[[ ENTRIES PROVIDED, beginning ]]
bool conv_wino64_split_ok(int Cin, int Cout, int split, int pool0, int N, int H, int W, int c1) {
    if (c1 < 0 || c1 % 16 != 0 || split + c1 > Cout) return false;
    if (!conv_wino64_ok(Cin, Cout, W) || g_wino_mode != 0 || split <= 0 || split >= Cout || split % 16 != 0) return false;
    if (pool0 && (H % 2 != 0)) return false;
    return (long)N * H * W * (Cin > Cout ? Cin : Cout) * 4 <= 0xFFFFFFE0L;
}
int conv_wino64_fwd_split(const float* x, const float* u, const float* bias, float* y0, float* y1, int N, int H, int W, int Cin, int Cout,
                          int split, int pool0, int relu, hipStream_t st, int c1) {
    if (c1 <= 0) c1 = Cout - split;
    W64Args a;
    a.img_px = (unsigned)(H * W); a.rowb_px = 0; a.rpx = (unsigned)W; a.ppx = 1; a.n_sh = 0; a.n_m = 0;
    a.x = x; a.u = u; a.bias = bias; a.y = y0; a.y2 = y1; a.mask = nullptr; a.mr = nullptr; a.in_relu = 0;
    a.split = split; a.pool0 = pool0; a.c1 = c1;
    a.N = N; a.H = H; a.W = W; a.Cin = Cin; a.Cout = Cout;
    a.nch = Cin / 8;
    a.relu = relu;
    a.stats = nullptr;
    const long P = (long)N * H * W;
    a.nbx = (unsigned)(P * Cin * 4);
    a.nbu = (unsigned)(16L * Cout * Cin * 4);
    a.nby = (unsigned)((pool0 ? P / 4 : P) * split * 4);
    a.nby2 = (unsigned)(P * c1 * 4);
    const int shape = wino64_shape(Cin, Cout, W);
    if (shape == 2) return launch_wino64<32, 2, 4, 4>(a, st);
    if (W % 32 == 0) return launch_wino64<32, 1, 4>(a, st);
    return launch_wino64<16, 1, 4>(a, st);
}

namespace {

struct W64WgArgs {
    const float* x;
    const float* dy;
    float* part;
    float* bias_part;
    int N, H, W, Cin, Cout;
    int tilesY, tilesX, nsp;
    int n_ci_b, nblk, kt;
    unsigned nbx, nbd;
    const float* x1;
    int C0, up0;
    unsigned nbx1;
    unsigned img_px, rowb_px, rpx, ppx;
    int n_sh, n_m;
};

constexpr int W6_WLS = 2;
constexpr int WG_XP = 40;
template <int RW, int MB> struct WgGeo {
    static_assert((MB == 4 && (RW == 32 || RW == 16)) || (MB == 2 && RW == 32), "the 16-wide region needs the dense rows of the 64-cout form");
    static constexpr int DP = 16 * MB + 8;
    static constexpr int TRP = RW == 32 ? 4 : 8;
    static constexpr int XW = RW + 2, XR = TRP + 2, XPIX = XR * XW;
    static constexpr int DBUF = 128 * DP, XBUF = XPIX * WG_XP;
    static constexpr size_t LDS_BYTES = (size_t)2 * (DBUF + XBUF) * sizeof(float);
    static_assert(LDS_BYTES <= 160 * 1024 && LDS_BYTES >= 64 * 1024, "tiles fit the LDS; the fold needs 64 KB");
};

template <int RW, int MB>
__global__ void __launch_bounds__(512, 1) k_conv_wino_wgrad_blk(W64WgArgs a) {
    using G = WgGeo<RW, MB>;
    constexpr int NT = 512, DP = G::DP, DBUF = G::DBUF, XBUF = G::XBUF, XW = G::XW;
    constexpr int XF = G::XPIX * 8;
    constexpr int LX = (XF + NT - 1) / NT;
    constexpr int QD = 4 * MB;
    constexpr int DPX = NT / QD, LD = MB;
    constexpr int NP = 8 * MB;
    constexpr bool PITCH = MB == 2;
    extern __shared__ __attribute__((aligned(16))) float smem[];

    const int tid = threadIdx.x, lane = tid & 63;
    const int wv = __builtin_amdgcn_readfirstlane(tid >> 6);
    const int r = wv & 3, kh = wv >> 2;
    const int H = a.H, W = a.W, Cin = a.Cin, Cout = a.Cout;
    const int lb = xcd_remap(blockIdx.x, gridDim.x);
    const int blk = lb % a.nblk, sblk = lb / a.nblk;
    const int co_base = (blk / a.n_ci_b) * (16 * MB), ci_base = (blk % a.n_ci_b) * 32;
    const int sp0 = sblk * a.kt;
    const int my_tiles = min(a.kt, a.nsp - sp0);
    const bool do_bias = a.bias_part != nullptr && ci_base == 0;
    const unsigned rpx = PITCH ? a.rpx : (unsigned)W, ppx = PITCH ? a.ppx : 1u;

    const int d_px = tid / QD;
    const unsigned d_fix = (((unsigned)(d_px / RW) * rpx + (unsigned)(d_px % RW) * ppx) * Cout + co_base + (tid % QD) * 4) * 4u;
    const unsigned d_jstride = (unsigned)(DPX / RW) * rpx * Cout * 4u;
    const int d_lds = d_px * DP + (tid % QD) * 4;
    const bool x_s1 = ci_base >= a.C0;
    const bool x_up = !x_s1 && a.up0;
    const float* x_ptr = x_s1 ? a.x1 : a.x;
    const int x_cs = x_s1 ? Cin - a.C0 : a.C0, x_cb = x_s1 ? ci_base - a.C0 : ci_base;
    const int x_w = x_up ? W >> 1 : W, x_h = x_up ? H >> 1 : H;
    const long x_nb = x_s1 ? (long)a.nbx1 : (long)a.nbx;
    const unsigned x_rpx = x_up ? (unsigned)x_w : rpx, x_ppx = x_up ? 1u : ppx;
    unsigned x_fix[LX];
    int x_lds[LX];
    unsigned x_bits = 0;
#pragma unroll
    for (int j = 0; j < LX; ++j) {
        int f = tid + j * NT;
        if (f >= XF) f -= XF;
        const int hp = f >> 3, hy = hp / XW, hx = hp - hy * XW;
        x_fix[j] = (((unsigned)(x_up ? (hy + 1) >> 1 : hy) * x_rpx + (unsigned)(x_up ? (hx + 1) >> 1 : hx) * x_ppx) * x_cs + x_cb + (tid & 7) * 4) * 4u;
        x_lds[j] = 2 * DBUF + hp * WG_XP + (tid & 7) * 4;
        x_bits |= (unsigned)((hy == 0 ? 1 : 0) | (hy == G::XR - 1 ? 2 : 0) | (hx == 0 ? 4 : 0) | (hx == XW - 1 ? 8 : 0)) << (4 * j);
    }
    float4 rd[LD], rx[LX];
    float4 bsum;
    bsum.x = bsum.y = bsum.z = bsum.w = 0.f;
    __amdgpu_buffer_rsrc_t rsd, rsx;
    unsigned x_edges = 0;
    auto region_setup = [&](int n, int tx, int ty) {
        const int y0 = ty * G::TRP, x0 = tx * RW;
        long dpix;
        if constexpr (PITCH) {
            const long nbase = (long)(n >> a.n_sh) * a.img_px + (long)((n >> 1) & a.n_m) * a.rowb_px + (n & a.n_m);
            dpix = nbase + (long)y0 * a.rpx + (long)x0 * a.ppx;
        } else {
            dpix = ((long)n * H + y0) * W + x0;
        }
        const long doff = dpix * Cout * 4;
        rsd = __builtin_amdgcn_make_buffer_rsrc((void*)((const char*)a.dy + doff), 0, (int)(unsigned)((long)a.nbd - doff), 0x00020000);
        const long xpix = x_up ? ((long)n * x_h + (y0 >> 1) - 1) * x_w + (x0 >> 1) - 1
                               : PITCH ? dpix - (long)a.rpx - (long)a.ppx : dpix - W - 1;
        const long xoff = xpix * x_cs * 4;
        const long xleft = x_nb - xoff;
        rsx = __builtin_amdgcn_make_buffer_rsrc((void*)((const char*)x_ptr + xoff), 0, (int)(unsigned)(xleft > 0xFFFFFFF0L ? 0xFFFFFFF0L : xleft), 0x00020000);
        x_edges = ((y0 == 0 ? 1u : 0u) | (y0 + G::TRP == H ? 2u : 0u) | (x0 == 0 ? 4u : 0u) | (x0 + RW == W ? 8u : 0u)) * 0x1111u;
    };
    auto issue_d = [&](int j) { rd[j] = buf_ld4(rsd, d_fix, j * d_jstride); };
    auto issue_x = [&](int j) {
        const unsigned vo = (x_bits & x_edges & (0xFu << (4 * j))) ? 0xFFFFFFFFu : x_fix[j];
        rx[j] = buf_ld4(rsx, vo, 0);
    };
    float once_v = 1.f;
    auto commit_d = [&](int j, int buf) {
        *(float4*)&smem[d_lds + buf * DBUF + j * DPX * DP] = rd[j];
        if (do_bias) {
            bsum.x = __builtin_fmaf(once_v, rd[j].x, bsum.x); bsum.y = __builtin_fmaf(once_v, rd[j].y, bsum.y);
            bsum.z = __builtin_fmaf(once_v, rd[j].z, bsum.z); bsum.w = __builtin_fmaf(once_v, rd[j].w, bsum.w);
        }
    };
    auto commit_x = [&](int j, int buf) { *(float4*)&smem[x_lds[j] + buf * XBUF] = rx[j]; };

    const int idx = lane & 15, k = lane >> 4;
    const int aF = r == 3 ? 1 : 0, aS = r == 0 ? 0 : 1;
    const int trow0 = RW == 32 ? kh : 2 * kh;
    const int a_F = opaque(((2 * trow0 + aF) * RW + 2 * k) * DP + idx);
    const int a_S = opaque(((2 * trow0 + aS) * RW + 2 * k) * DP + idx);
    const int iA = r == 0 ? 0 : r == 2 ? 2 : 1, iB = r == 0 ? 2 : r == 1 ? 2 : r == 2 ? 1 : 3;
    const int x_A = opaque(2 * DBUF + ((2 * trow0 + iA) * XW + 2 * k) * WG_XP + idx);
    const int x_B = opaque(2 * DBUF + ((2 * trow0 + iB) * XW + 2 * k) * WG_XP + idx);
    const float sA = opaque_f((r == 1) ? 1.f : (r == 2) ? -1.f : 0.f), sB = opaque_f((r == 1) ? 1.f : -1.f);
    auto s_px_d = [](int s) { return RW == 32 ? 8 * s : 2 * (s >> 1) * 16 + 8 * (s & 1); };
    auto s_px_x = [](int s) { return RW == 32 ? 8 * s : 2 * (s >> 1) * XW + 8 * (s & 1); };

    f32x4 acc[4][MB][2];
#pragma unroll
    for (int c = 0; c < 4; ++c)
#pragma unroll
        for (int mb = 0; mb < MB; ++mb)
#pragma unroll
            for (int nb = 0; nb < 2; ++nb)
#pragma unroll
                for (int q = 0; q < 4; ++q) acc[c][mb][nb][q] = 0.f;
    float dm[2][MB][4];
    float vv[2][2][4];
    float ra[2][4], rb[2][8];

    auto rd_grp = [&](int nbuf, int s, int g, int i) {
        if (g < MB) {
            const int o = nbuf * DBUF + s_px_d(s) * DP + g * 16 + (i & 1) * DP;
            ra[g & 1][i] = i < 2 ? smem[a_F + o] : smem[a_S + o];
        } else {
            const int o = nbuf * XBUF + s_px_x(s) * WG_XP + (g - MB) * 16 + (i & 3) * WG_XP;
            rb[g & 1][i] = i < 4 ? smem[x_A + o] : smem[x_B + o];
        }
    };
    auto op_grp = [&](int set, int g, int i) {
        if (g < MB) {
            float* d = dm[set][g];
            const float* q = ra[g & 1];
            if (i == 0) d[0] = __builtin_fmaf(sA, q[2], q[0]);
            if (i == 1) d[3] = __builtin_fmaf(sA, q[3], q[1]);
            if (i == 2) d[1] = d[0] + d[3];
            if (i == 3) d[2] = d[0] - d[3];
        } else {
            float* o = vv[set][g - MB];
            float* q = rb[g & 1];
            if (i < 4) q[i] = __builtin_fmaf(sB, q[4 + i], q[i]);
            if (i == 4) o[0] = q[0] - q[2];
            if (i == 5) o[1] = q[1] + q[2];
            if (i == 6) o[2] = q[2] - q[1];
            if (i == 7) o[3] = q[1] - q[3];
        }
    };
    auto build_slot = [&](int nbuf, int s, int set, int p) {
        if constexpr (MB == 4) {
            if (p < 4) rd_grp(nbuf, s, 0, p);
            else if (p < 16) { op_grp(set, (p - 4) >> 2, (p - 4) & 3); rd_grp(nbuf, s, ((p - 4) >> 2) + 1, (p - 4) & 3); }
            else if (p < 20) { op_grp(set, 3, p - 16); rd_grp(nbuf, s, 4, 2 * (p - 16)); rd_grp(nbuf, s, 4, 2 * (p - 16) + 1); }
            else if (p < 28) { op_grp(set, 4, p - 20); rd_grp(nbuf, s, 5, p - 20); }
            else { op_grp(set, 5, 2 * (p - 28)); op_grp(set, 5, 2 * (p - 28) + 1); }
        } else {
            auto rd2 = [&](int g, int i0) { rd_grp(nbuf, s, g, i0); rd_grp(nbuf, s, g, i0 + 1); };
            auto op2 = [&](int g, int i0) { op_grp(set, g, i0); op_grp(set, g, i0 + 1); };
            if (p == 0) rd2(0, 0);
            else if (p == 1) rd2(0, 2);
            else if (p == 2) rd2(1, 0);
            else if (p == 3) { op2(0, 0); rd2(1, 2); }
            else if (p == 4) { op2(0, 2); rd2(2, 0); }
            else if (p == 5) { op2(1, 0); rd2(2, 2); }
            else if (p == 6) { op2(1, 2); rd2(2, 4); }
            else if (p == 7) rd2(2, 6);
            else if (p < 12) { op2(2, 2 * (p - 8)); rd2(3, 2 * (p - 8)); }
            else op2(3, 2 * (p - 12));
        }
    };

    int cn, ctx, cty;
    region_start(sp0, a.tilesY, a.tilesX, cn, ctx, cty);
    if (my_tiles > 0) {
        region_setup(cn, ctx, cty);
#pragma unroll
        for (int j = 0; j < LD; ++j) issue_d(j);
#pragma unroll
        for (int j = 0; j < LX; ++j) issue_x(j);
#pragma unroll
        for (int j = 0; j < LD; ++j) commit_d(j, 0);
#pragma unroll
        for (int j = 0; j < LX; ++j) commit_x(j, 0);
        __syncthreads();
#pragma unroll
        for (int p = 0; p < NP; ++p) build_slot(0, 0, 0, p);
    }
    int ln = cn, ltx = ctx, lty = cty, lcount = 0;
    auto load_advance = [&]() {
        if (lcount + 1 < my_tiles) { region_next(a.tilesY, a.tilesX, ln, ltx, lty); ++lcount; once_v = 1.f; } else once_v = 0.f;
        region_setup(ln, ltx, lty);
    };
    if (my_tiles > 0) {
        load_advance();
#pragma unroll
        for (int j = 0; j < LD; ++j) issue_d(j);
    }

    auto phase = [&](auto SET, auto SNEXT, auto NBUF, auto DBUFW, auto LOADS) {
        constexpr int set = decltype(SET)::value, sn = decltype(SNEXT)::value, nbuf = decltype(NBUF)::value;
        constexpr int wbuf = decltype(DBUFW)::value, loads = decltype(LOADS)::value;
#pragma unroll
        for (int c = 0; c < 4; ++c)
#pragma unroll
            for (int mb = 0; mb < MB; ++mb)
#pragma unroll
                for (int nb = 0; nb < 2; ++nb) {
                    const int p = c * 2 * MB + mb * 2 + nb;
                    acc[c][mb][nb] = MFMA16(dm[set][mb][c], vv[set][nb][c], acc[c][mb][nb]);
                    build_slot(nbuf, sn, set ^ 1, p);
                    if (loads == 0 && p >= 8 && p < 8 + LD) commit_d(p - 8, wbuf);
                    if (loads == 1 && p >= 2 && p < 2 + W6_WLS * LX && (p - 2) % W6_WLS == 0) issue_x((p - 2) / W6_WLS);
                    if (loads == 2 && p >= 8 && p < 8 + LX) commit_x(p - 8, wbuf);
                    if (loads == 3 && p >= 2 && p < 2 + W6_WLS * LD && (p - 2) % W6_WLS == 0) issue_d((p - 2) / W6_WLS);
                    __builtin_amdgcn_sched_barrier(0);
                }
    };
    using I0 = std::integral_constant<int, 0>;
    using I1 = std::integral_constant<int, 1>;
    using I2 = std::integral_constant<int, 2>;
    using I3 = std::integral_constant<int, 3>;
    auto region = [&](auto BUF) {
        constexpr int b = decltype(BUF)::value;
        using B = std::integral_constant<int, b>;
        using NB = std::integral_constant<int, b ^ 1>;
        phase(I0{}, I1{}, B{}, NB{}, I0{});
        phase(I1{}, I2{}, B{}, NB{}, I1{});
        phase(I0{}, I3{}, B{}, NB{}, I2{});
        __syncthreads();
        load_advance();
        phase(I1{}, I0{}, NB{}, B{}, I3{});
    };
    for (int g = 0; g < my_tiles; g += 2) {
        region(I0{});
        if (g + 1 < my_tiles) region(I1{});
    }

    __syncthreads();
    float* red = smem;
    if (do_bias) {
        *(float4*)&red[tid * 4] = bsum;
        __syncthreads();
        if (tid < 16 * MB) {
            const int cq = tid >> 2, comp = tid & 3;
            float sum = 0.f;
            for (int i = 0; i < DPX; ++i) sum += red[(i * QD + cq) * 4 + comp];
            a.bias_part[(size_t)sblk * Cout + co_base + tid] = sum;
        }
        __syncthreads();
    }
    int fold_w = ((kh * 4 + r) * 4 * 16 + 4 * (lane >> 4)) * 32 + idx, fold_r = tid;
    asm volatile("" : "+v"(fold_w), "+v"(fold_r));
#pragma unroll
    for (int mb = 0; mb < MB; ++mb) {
#pragma unroll
        for (int c = 0; c < 4; ++c)
#pragma unroll
            for (int nb = 0; nb < 2; ++nb)
#pragma unroll
                for (int q = 0; q < 4; ++q)
                    red[fold_w + c * 512 + q * 32 + nb * 16] = acc[c][mb][nb][q];
        __syncthreads();
        {
            const int e = fold_r;
            float tcol[3][4];
#pragma unroll
            for (int c = 0; c < 4; ++c) {
                float u[4];
#pragma unroll
                for (int rr = 0; rr < 4; ++rr) {
                    const float t = red[((0 * 4 + rr) * 4 + c) * 512 + e] + red[((1 * 4 + rr) * 4 + c) * 512 + e];
                    u[rr] = ((rr == 3) != (c == 3)) ? -t : t;
                }
                tcol[0][c] = u[0] + 0.5f * (u[1] + u[2]);
                tcol[1][c] = 0.5f * (u[1] - u[2]);
                tcol[2][c] = u[3] + 0.5f * (u[1] + u[2]);
            }
            const int co = co_base + mb * 16 + (tid >> 5), ci = ci_base + (tid & 31);
            float* o = a.part + (size_t)sblk * Cout * 9 * Cin + ((size_t)co * 9) * Cin + ci;
#pragma unroll
            for (int ky = 0; ky < 3; ++ky) {
                const float t0 = tcol[ky][0], t1 = tcol[ky][1], t2 = tcol[ky][2], t3 = tcol[ky][3];
                o[(ky * 3 + 0) * Cin] = t0 + 0.5f * (t1 + t2);
                o[(ky * 3 + 1) * Cin] = 0.5f * (t1 - t2);
                o[(ky * 3 + 2) * Cin] = t3 + 0.5f * (t1 + t2);
            }
        }
        __syncthreads();
    }
}

}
[[ ENTRIES PROVIDED, end ]]
#### TASK INSTRUCTIONS
Copy the lines that hold the word "template". Take them from the records above.

#### SOLUTION
template <int RW, int MB> struct WgGeo {
template <int RW, int MB>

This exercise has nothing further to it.